This is a "sequel" to that question where I explain why I need the spectrum of an operator given as the sum of a convolution and a function multiplication. Here, I am considering the following theorem, which would solve the issue.
Theorem. Let $L_1$ and $L_2$ be two bounded self-adjoint operators on $L^2(\mathbb{R})$. Assume the spectra of $L_1$ and $L_2$, respectively, are the intervals $[0,1]$ and $[a,b]$. Then we have the following
- $a\leq \frac{\left<v,(L_1+L_2)v\right>}{||v||^2}\leq 1+b$
- $\sigma(L_1+L_2)\subset [a,1+b],$
where $<.,.>$ and $||.||$ denote the $L^2(\mathbb{R})$ inner product and norm.

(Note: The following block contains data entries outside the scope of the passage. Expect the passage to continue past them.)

nutils_amd/csrc/nh_p1hex_apply.inc:

```
{
  const double (&n)[2][2] = p.n;
  double J0[2][2][3], J1[2][2][3], J2[2][2][3], g0[2][2], g1[2][2], g2[2][2];
#pragma unroll
  for (int d = 0; d < 4; ++d) {
    double e0[2][2], e1[2][2], e2[2][2];
#pragma unroll
    for (int x = 0; x < 2; ++x)
#pragma unroll
      for (int y = 0; y < 2; ++y) {
        if (d < 3) {
          e0[x][y] = X[1][x][y][d < 3 ? d : 0] - X[0][x][y][d < 3 ? d : 0];
          e1[x][y] = X[x][1][y][d < 3 ? d : 0] - X[x][0][y][d < 3 ? d : 0];
          e2[x][y] = X[x][y][1][d < 3 ? d : 0] - X[x][y][0][d < 3 ? d : 0];
        } else {
          e0[x][y] = un[4 + x * 2 + y] - un[x * 2 + y];
          e1[x][y] = un[x * 4 + 2 + y] - un[x * 4 + y];
          e2[x][y] = un[x * 4 + y * 2 + 1] - un[x * 4 + y * 2];
        }
      }
#pragma unroll
    for (int q1 = 0; q1 < 2; ++q1) {
      double t0[2], t1[2], t2[2];
#pragma unroll
      for (int y = 0; y < 2; ++y) {
        t0[y] = n[0][q1] * e0[0][y] + n[1][q1] * e0[1][y];
        t1[y] = n[0][q1] * e1[0][y] + n[1][q1] * e1[1][y];
        t2[y] = n[0][q1] * e2[0][y] + n[1][q1] * e2[1][y];
      }
#pragma unroll
      for (int q2 = 0; q2 < 2; ++q2) {
        const double v0 = n[0][q2] * t0[0] + n[1][q2] * t0[1], v1 = n[0][q2] * t1[0] + n[1][q2] * t1[1], v2 = n[0][q2] * t2[0] + n[1][q2] * t2[1];
        if (d < 3) {
          J0[q1][q2][d < 3 ? d : 0] = v0;
          J1[q1][q2][d < 3 ? d : 0] = v1;
          J2[q1][q2][d < 3 ? d : 0] = v2;
        } else {
          g0[q1][q2] = v0;
          g1[q1][q2] = v1;
          g2[q1][q2] = v2;
        }
      }
    }
  }
  double uq[2][2][2];
  if (hasm) {
    double ua[2][2][2], ub[2][2][2];
#pragma unroll
    for (int x = 0; x < 2; ++x)
#pragma unroll
      for (int y = 0; y < 2; ++y)
#pragma unroll
        for (int qc = 0; qc < 2; ++qc) ua[x][y][qc] = n[0][qc] * un[x * 4 + y * 2] + n[1][qc] * un[x * 4 + y * 2 + 1];
#pragma unroll
    for (int x = 0; x < 2; ++x)
// ... 98 lines not shown
```

nutils_amd/csrc/nh_p1hex_math.inc:

```
{
  const double (&n)[2][2] = p.n;
  const double (&c)[3][2] = p.c;
  double J0[2][2][3], J1[2][2][3], J2[2][2][3];
#pragma unroll
  for (int d = 0; d < 3; ++d) {
    double e0[2][2], e1[2][2], e2[2][2];
#pragma unroll
    for (int x = 0; x < 2; ++x)
#pragma unroll
      for (int y = 0; y < 2; ++y) {
        e0[x][y] = X[1][x][y][d] - X[0][x][y][d];
        e1[x][y] = X[x][1][y][d] - X[x][0][y][d];
        e2[x][y] = X[x][y][1][d] - X[x][y][0][d];
      }
    double t0[2][2], t1[2][2], t2[2][2];
#pragma unroll
    for (int y = 0; y < 2; ++y) {
      const double d0 = e0[1][y] - e0[0][y], d1 = e1[1][y] - e1[0][y], d2 = e2[1][y] - e2[0][y];
#pragma unroll
      for (int q1 = 0; q1 < 2; ++q1) {
        t0[q1][y] = fma(n[1][q1], d0, e0[0][y]);
        t1[q1][y] = fma(n[1][q1], d1, e1[0][y]);
        t2[q1][y] = fma(n[1][q1], d2, e2[0][y]);
      }
    }
#pragma unroll
    for (int q1 = 0; q1 < 2; ++q1) {
      const double d0 = t0[q1][1] - t0[q1][0], d1 = t1[q1][1] - t1[q1][0], d2 = t2[q1][1] - t2[q1][0];
#pragma unroll
      for (int q2 = 0; q2 < 2; ++q2) {
        J0[q1][q2][d] = fma(n[1][q2], d0, t0[q1][0]);
        J1[q1][q2][d] = fma(n[1][q2], d1, t1[q1][0]);
        J2[q1][q2][d] = fma(n[1][q2], d2, t2[q1][0]);
      }
    }
  }
  double D0[2][2], D1[2][2], D2[2][2], M01[2][2][2], M02[2][2][2], M12[2][2][2], Dm[2][2][2];
#pragma unroll
  for (int qa = 0; qa < 2; ++qa)
#pragma unroll
    for (int qb = 0; qb < 2; ++qb)
#pragma unroll
      for (int qc = 0; qc < 2; ++qc) {
        const double *c0 = J0[qb][qc], *c1 = J1[qa][qc], *c2 = J2[qa][qb];
        double A[3][3];
        A[0][0] = c1[1] * c2[2] - c1[2] * c2[1];
        A[0][1] = c1[2] * c2[0] - c1[0] * c2[2];
        A[0][2] = c1[0] * c2[1] - c1[1] * c2[0];
        A[1][0] = c2[1] * c0[2] - c2[2] * c0[1];
        A[1][1] = c2[2] * c0[0] - c2[0] * c0[2];
        A[1][2] = c2[0] * c0[1] - c2[1] * c0[0];
        A[2][0] = c0[1] * c1[2] - c0[2] * c1[1];
        A[2][1] = c0[2] * c1[0] - c0[0] * c1[2];
        A[2][2] = c0[0] * c1[1] - c0[1] * c1[0];
        const double det = c0[0] * A[0][0] + c0[1] * A[0][1] + c0[2] * A[0][2];
// ... 130 lines not shown
```

Baseline: 12.29 billion elements/s.

## Cut address arithmetic and register pressure in skewed p1hex assembly kernel

Reworks the skewed-wavefront hex assembly loop to carry rotating ring indices, vertex slot offsets and the global output line pointer incrementally instead of recomputing modulo and 64-bit index math each plane. The state moves to 32-bit unsigned scheduling values made uniform via readfirstlane, and kernel arguments are read through a scalar kernarg pointer. Per-lane LDS source offsets are hoisted out of the loop, and the scatter reads use inline-asm ds_read_b64 with immediate offsets. Other changes: a single-lane wave arrive via exec masking, a boundary-lane mask hoisted per column, and unrolled slot zeroing. It adds a host-side limit check for 32-bit overflow and removes the pipeflush/interleave variants.

Measured after the change: 12.25 billion elements/s. About the same (-0.3%).

```diff
diff --git a/nutils_amd/csrc/nh_assemble_p1hex.hip b/nutils_amd/csrc/nh_assemble_p1hex.hip
--- a/nutils_amd/csrc/nh_assemble_p1hex.hip
+++ b/nutils_amd/csrc/nh_assemble_p1hex.hip
@@ -344,6 +344,11 @@
   asm volatile("s_waitcnt lgkmcnt(0)" ::: "memory");
   if ((threadIdx.x & 63) == 0) atomicAdd(cnt, 1u);
 }
+__device__ __forceinline__ void half_arrive_wave(unsigned *cnt) {
+  unsigned long long saved;
+  asm volatile("s_waitcnt lgkmcnt(0)\n\ts_mov_b64 %0, exec\n\ts_mov_b64 exec, 1\n\tds_add_u32 %1, %2\n\ts_mov_b64 exec, %0"
+               : "=&s"(saved) : "v"((unsigned)(size_t)cnt), "v"(1u) : "memory");
+}
 __device__ __forceinline__ void half_wait(unsigned *cnt, unsigned target) {
   while (__hip_atomic_load(cnt, __ATOMIC_RELAXED, __HIP_MEMORY_SCOPE_WORKGROUP) < target) __builtin_amdgcn_s_sleep(1);
   asm volatile("" ::: "memory");
@@ -354,6 +359,32 @@
 #else
 #define NH_WPE
 #endif
+__device__ __forceinline__ int uni(int x) { return __builtin_amdgcn_readfirstlane(x); }
+__device__ __forceinline__ unsigned lane_offset(unsigned x) {
+  asm volatile("" : "+v"(x));
+  return x;
+}
+typedef double double2v __attribute__((ext_vector_type(2)));
+template <int OFF>
+__device__ __forceinline__ double lds_rd64(unsigned a) {
+  static_assert(OFF >= 0 && OFF < 65536, "offset field of a DS instruction");
+  double v;
+  asm volatile("ds_read_b64 %0, %1 offset:%2" : "=v"(v) : "v"(a), "n"(OFF));
+  return v;
+}
+template <int N, int STRIDE, int I = 0>
+__device__ __forceinline__ void lds_rd64_pairs(unsigned a, unsigned b, double2v (&v)[N]) {
+  if constexpr (I < N) {
+    v[I].x = lds_rd64<I * STRIDE>(a);
+    v[I].y = lds_rd64<I * STRIDE>(b);
+    lds_rd64_pairs<N, STRIDE, I + 1>(a, b, v);
+  }
+}
+__device__ __forceinline__ void lds_tie(double2v &x) { asm volatile("" : "+v"(x)); }
+__device__ __forceinline__ int scalar_here(int x) {
+  asm volatile("" : "+s"(x));
+  return x;
+}
 template <int TJ, int TK, bool MASS, bool COEF>
 __global__ __launch_bounds__(2 * TJ * TK) NH_WPE void k_p1hex_skew(P1Args p) {
   constexpr bool VEC = false;
@@ -371,45 +402,56 @@
 #endif
   constexpr int G = TJ * TK, NT = 2 * G, NP = 4, OJ = TJ - 1, OK = TK - 1, NS = 15, VW = 3;
   constexpr int VJ = TJ + 1, VK = TK + 1, RP = VJ * VK, PS = (RP * NS + 1) & ~1, VPG = (RP + G - 1) / G;
+  static_assert((NP & (NP - 1)) == 0 && G % 64 == 0, "ring of plane slots: a power of two; whole waves per half");
   const bool getenv_stage_late = p.wbnd < 0;
   extern __shared__ __attribute__((aligned(16))) double lds[];
   double *acc = lds;
   double *vbuf = lds + NP * PS;
   unsigned *hcnt = reinterpret_cast<unsigned *>(vbuf + 3 * RP * VW);
-  const int tid = threadIdx.x, lt = tid & (G - 1), grp = __builtin_amdgcn_readfirstlane(tid / G);
+  const int tid = threadIdx.x, lt = tid & (G - 1), grp = uni(tid / G), wv = uni(lt >> 6);
   const int N0 = p.n0 + 1, N1 = p.n1 + 1, N2 = p.n2 + 1;
   const int NPL = p.pl1 - p.pl0;
   const unsigned wg = gridDim.x % 8 == 0 ? (blockIdx.x % 8) * (gridDim.x / 8) + blockIdx.x / 8 : blockIdx.x;
-  const i64 CP = NPL + 2, WI = 16, WB = p.nbj > 1 ? (p.wbnd < 0 ? -p.wbnd : p.wbnd) : 16;
-  const i64 rowB = p.nbk * CP * WB, rowI = p.nbk * CP * WI, nmid = max(p.nbj - 2, 0);
-  const i64 ctot = (p.nbj > 1 ? 2 : 1) * rowB + nmid * rowI;
-  auto unit_at = [&](i64 c) {
-    i64 jt, rem, w;
+  const unsigned CP = NPL + 2, WI = 16, WB = p.nbj > 1 ? (unsigned)(p.wbnd < 0 ? -p.wbnd : p.wbnd) : 16u;
+  const unsigned rowB = p.nbk * CP * WB, rowI = p.nbk * CP * WI, nmid = max(p.nbj - 2, 0);
+  const unsigned ctot = (p.nbj > 1 ? 2 : 1) * rowB + nmid * rowI;
+  auto unit_at = [&](unsigned c) {
+    unsigned jt, rem, w;
     if (c < rowB) jt = 0, rem = c, w = WB;
     else if (c < rowB + nmid * rowI) jt = 1 + (c - rowB) / rowI, rem = (c - rowB) % rowI, w = WI;
     else jt = p.nbj > 1 ? p.nbj - 1 : 1, rem = c - rowB - nmid * rowI, w = WB;
-    const i64 kt = rem / (CP * w), pos = (rem - kt * CP * w) / w;
-    return (jt * p.nbk + kt) * NPL + min(max(pos - 1, (i64)0), (i64)NPL);
+    const unsigned kt = rem / (CP * w), pos = (rem - kt * CP * w) / w;
+    return (jt * p.nbk + kt) * NPL + (pos == 0 ? 0u : min(pos - 1, (unsigned)NPL));
   };
-  i64 u = unit_at(ctot * wg / gridDim.x);
-  const i64 u1 = unit_at(ctot * (wg + 1) / gridDim.x);
+  auto share = [&](unsigned w) { return (ctot / gridDim.x) * w + (ctot % gridDim.x) * w / gridDim.x; };
+  unsigned u = (unsigned)uni((int)unit_at(share(wg)));
+  const unsigned u1 = (unsigned)uni((int)unit_at(share(wg + 1)));
   if (u >= u1) return;
-  auto slot_of = [](int P) { return (int)((unsigned)(P + 2 * NP) % NP) * PS; };
   auto vslot_of = [](int P) { return (int)((unsigned)(P + 3) % 3) * (RP * VW); };
-  auto load_vertex = [&](int I, int r, int J0, int K0, double (&x)[3]) {
-    const int bb = r / VK, c = r % VK, J = J0 - 1 + bb, K = K0 - 1 + c;
-    x[0] = x[1] = x[2] = 0.;
-    if (r < RP && I >= 0 && I < N0 && J >= 0 && J < N1 && K >= 0 && K < N2) {
-      const double *src = p.verts + (((i64)I * N1 + J) * N2 + K) * 3;
-      x[0] = src[0], x[1] = src[1], x[2] = src[2];
-    }
-  };
   if (tid == 0) *hcnt = 0;
   unsigned htarget = 0;
   const i64 T1 = 3 * (i64)N1 - 2, T2 = 3 * (i64)N2 - 2;
+  const i64 pstr = T1 * T2;
+  const i64 vplane = 24 * (i64)N1 * N2;
+  const int ej = lt / TK, ek = lt % TK, erow = (ej * VK + ek) * NS, evert = (ej * VK + ek) * VW;
+  auto source = [&](int ee, int &below) {
+    const int ok_ = ee / 27, sl_ = ee - ok_ * 27;
+    const int dJ_ = (sl_ / 3) % 3 - 1, dK_ = sl_ % 3 - 1;
+    below = sl_ < 9;
+    return 8 * ((VK + ok_ + 1) * NS + (sl_ >= 13 ? sl_ - 13 : (dJ_ * VK + dK_) * NS + 13 - sl_));
+  };
+  const int lp2 = min(lt, 201), li = min(max(lt - 202, 0), OJ - 1);
+  static_assert(202 / 64 == (202 + OJ - 1) / 64, "the lone entries of a pass are stored by one wave");
+  int belowA, belowB, belowL;
+  const int srcA = source(2 * lp2, belowA), srcB = source(2 * lp2 + 1, belowB);
+  const int srcL = source(404, belowL) + li * (VK * NS * 8);
+  belowA = (int)lane_offset(belowA), belowB = (int)lane_offset(belowB);
   while (u < u1) {
-    const int col = (int)(u / NPL), A = p.pl0 + (int)(u % NPL), B = (int)min((i64)p.pl1, A + (u1 - u));
-    const int J0 = (col / p.nbk) * OJ, K0 = (col % p.nbk) * OK;
+    const int col = uni((int)(u / (unsigned)NPL)), A = uni(p.pl0 + (int)(u - (unsigned)col * NPL)), B = uni(min(p.pl1, A + (int)(u1 - u)));
+    const int jt = uni(col / p.nbk), J0 = uni(jt * OJ), K0 = uni((col - jt * p.nbk) * OK);
+    const bool lowJ = J0 == 0, highJ = J0 + OJ >= N1;
+    const bool icol = !lowJ && !highJ && K0 > 0 && K0 + OK < N2;
+    const int cumJ0 = J0 == 0 ? 0 : 3 * J0 - 1;
     {
       constexpr int NVL = (2 * RP + NT - 1) / NT;
       double x[NVL][3];
@@ -432,146 +474,107 @@
         }
       }
     }
+    const bool elane = J0 - 1 + ej >= 0 && J0 - 1 + ej < p.n1 && K0 - 1 + ek >= 0 && K0 - 1 + ek < p.n2;
+    unsigned voff[VPG];
+#pragma unroll
+    for (int k = 0; k < VPG; ++k) {
+      const int r = min(lt + k * G, RP - 1), J = J0 - 1 + r / VK, K = K0 - 1 + r % VK;
+      voff[k] = 24u * (unsigned)(min(max(J, 0), N1 - 1) * N2 + min(max(K, 0), N2 - 1));
+    }
+    int ri = uni((A - 1 + 2 * NP) & (NP - 1));
+    int vs0 = uni(vslot_of(A - 1)), vs1 = uni(vslot_of(A)), vs2 = uni(vslot_of(A + 1));
+    int turn = 0;
+    i64 lineP = 8 * ((3 * (i64)(A - 2) - 1) * pstr + 3 * (cumJ0 * T2) + 9 * (3 * (i64)K0 - 1));
     lds_barrier();
 
     for (int s = A - 1; s <= B; ++s) {
       htarget += G / 64;
       NH_TICK(0)
-      const bool mathrole = ((s - (A - 1)) & 1) == grp;
+      const bool mathrole = turn == grp;
+      const int sl_m2 = ((ri + 2) & (NP - 1)) * PS, sl_m1 = ((ri + 3) & (NP - 1)) * PS, sl_0 = ri * PS, sl_p1 = ((ri + 1) & (NP - 1)) * PS;
 #ifdef NH_P1HEX_PRIO
       if (mathrole == (NH_P1HEX_PRIO == 1)) __builtin_amdgcn_s_setprio(3); else __builtin_amdgcn_s_setprio(0);
 #endif
       if (mathrole) {
-        const int ej = lt / TK, ek = lt % TK;
         const int gi = s, gj = J0 - 1 + ej, gk = K0 - 1 + ek;
-        if (s < B && gi >= p.lay0 && gi < p.lay1 && gj >= 0 && gj < p.n1 && gk >= 0 && gk < p.n2 && !(DEBUG(p) & 4)) {
-#define NH_P1HEX_VERT(a, bb, c) (vbuf + vslot_of(gi + (a)) + ((ej + (bb)) * VK + (ek + (c))) * VW)
+        if (s < B && gi >= p.lay0 && gi < p.lay1 && !(DEBUG(p) & 4)) {
+          unsigned long long ka = reinterpret_cast<unsigned long long>(__builtin_amdgcn_kernarg_segment_ptr());
+          asm volatile("" : "+s"(ka));
+          const __attribute__((address_space(4))) P1Args &p = *reinterpret_cast<const __attribute__((address_space(4))) P1Args *>(ka);
+          if (elane) {
+            double *const plq[2] = {acc + sl_0 + erow, acc + sl_p1 + erow};
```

Idea of proof. Since $L_i$ are self-adjoint, and given their spectra, we have that
- $0\leq \frac{\left<v,L_1v\right>}{||v||^2}\leq 1$
- $a\leq \frac{\left<v,L_2v\right>}{||v||^2}\leq b.$
Then statement 1 in the theorem is implied from 1 and 2 above. Because $L_i$ are self-adjoint, statements 1 and 2 in the theorem are equivalent.
Ideas and questions. I found this paper that does it in general (not necessarily s-a or bounded) for the "Fredholm spectrum" under a condition ($L_1L_2$ compact) I can verify. I checked that the Fredholm is the essential spectrum, which is what I have.
Then I found this more recent paper about bounded s-a operators, where the authors improve a result that says that under the same condition as above, the essential spectrum of the sum is the sum of the essential spectra (minus the zero eigenvalue).
Is what I need in the theorem trivial? Does my idea of proof make sense? Is the result in the second paper what I should be using?
If I understand the second paper correctly, that would mean that the inequalities in my theorem are actually equalities and $\subset$ can be replaced by $=$.
It seems like everything works out well but I wanted someone who feels more confident with those topics to take a look at that.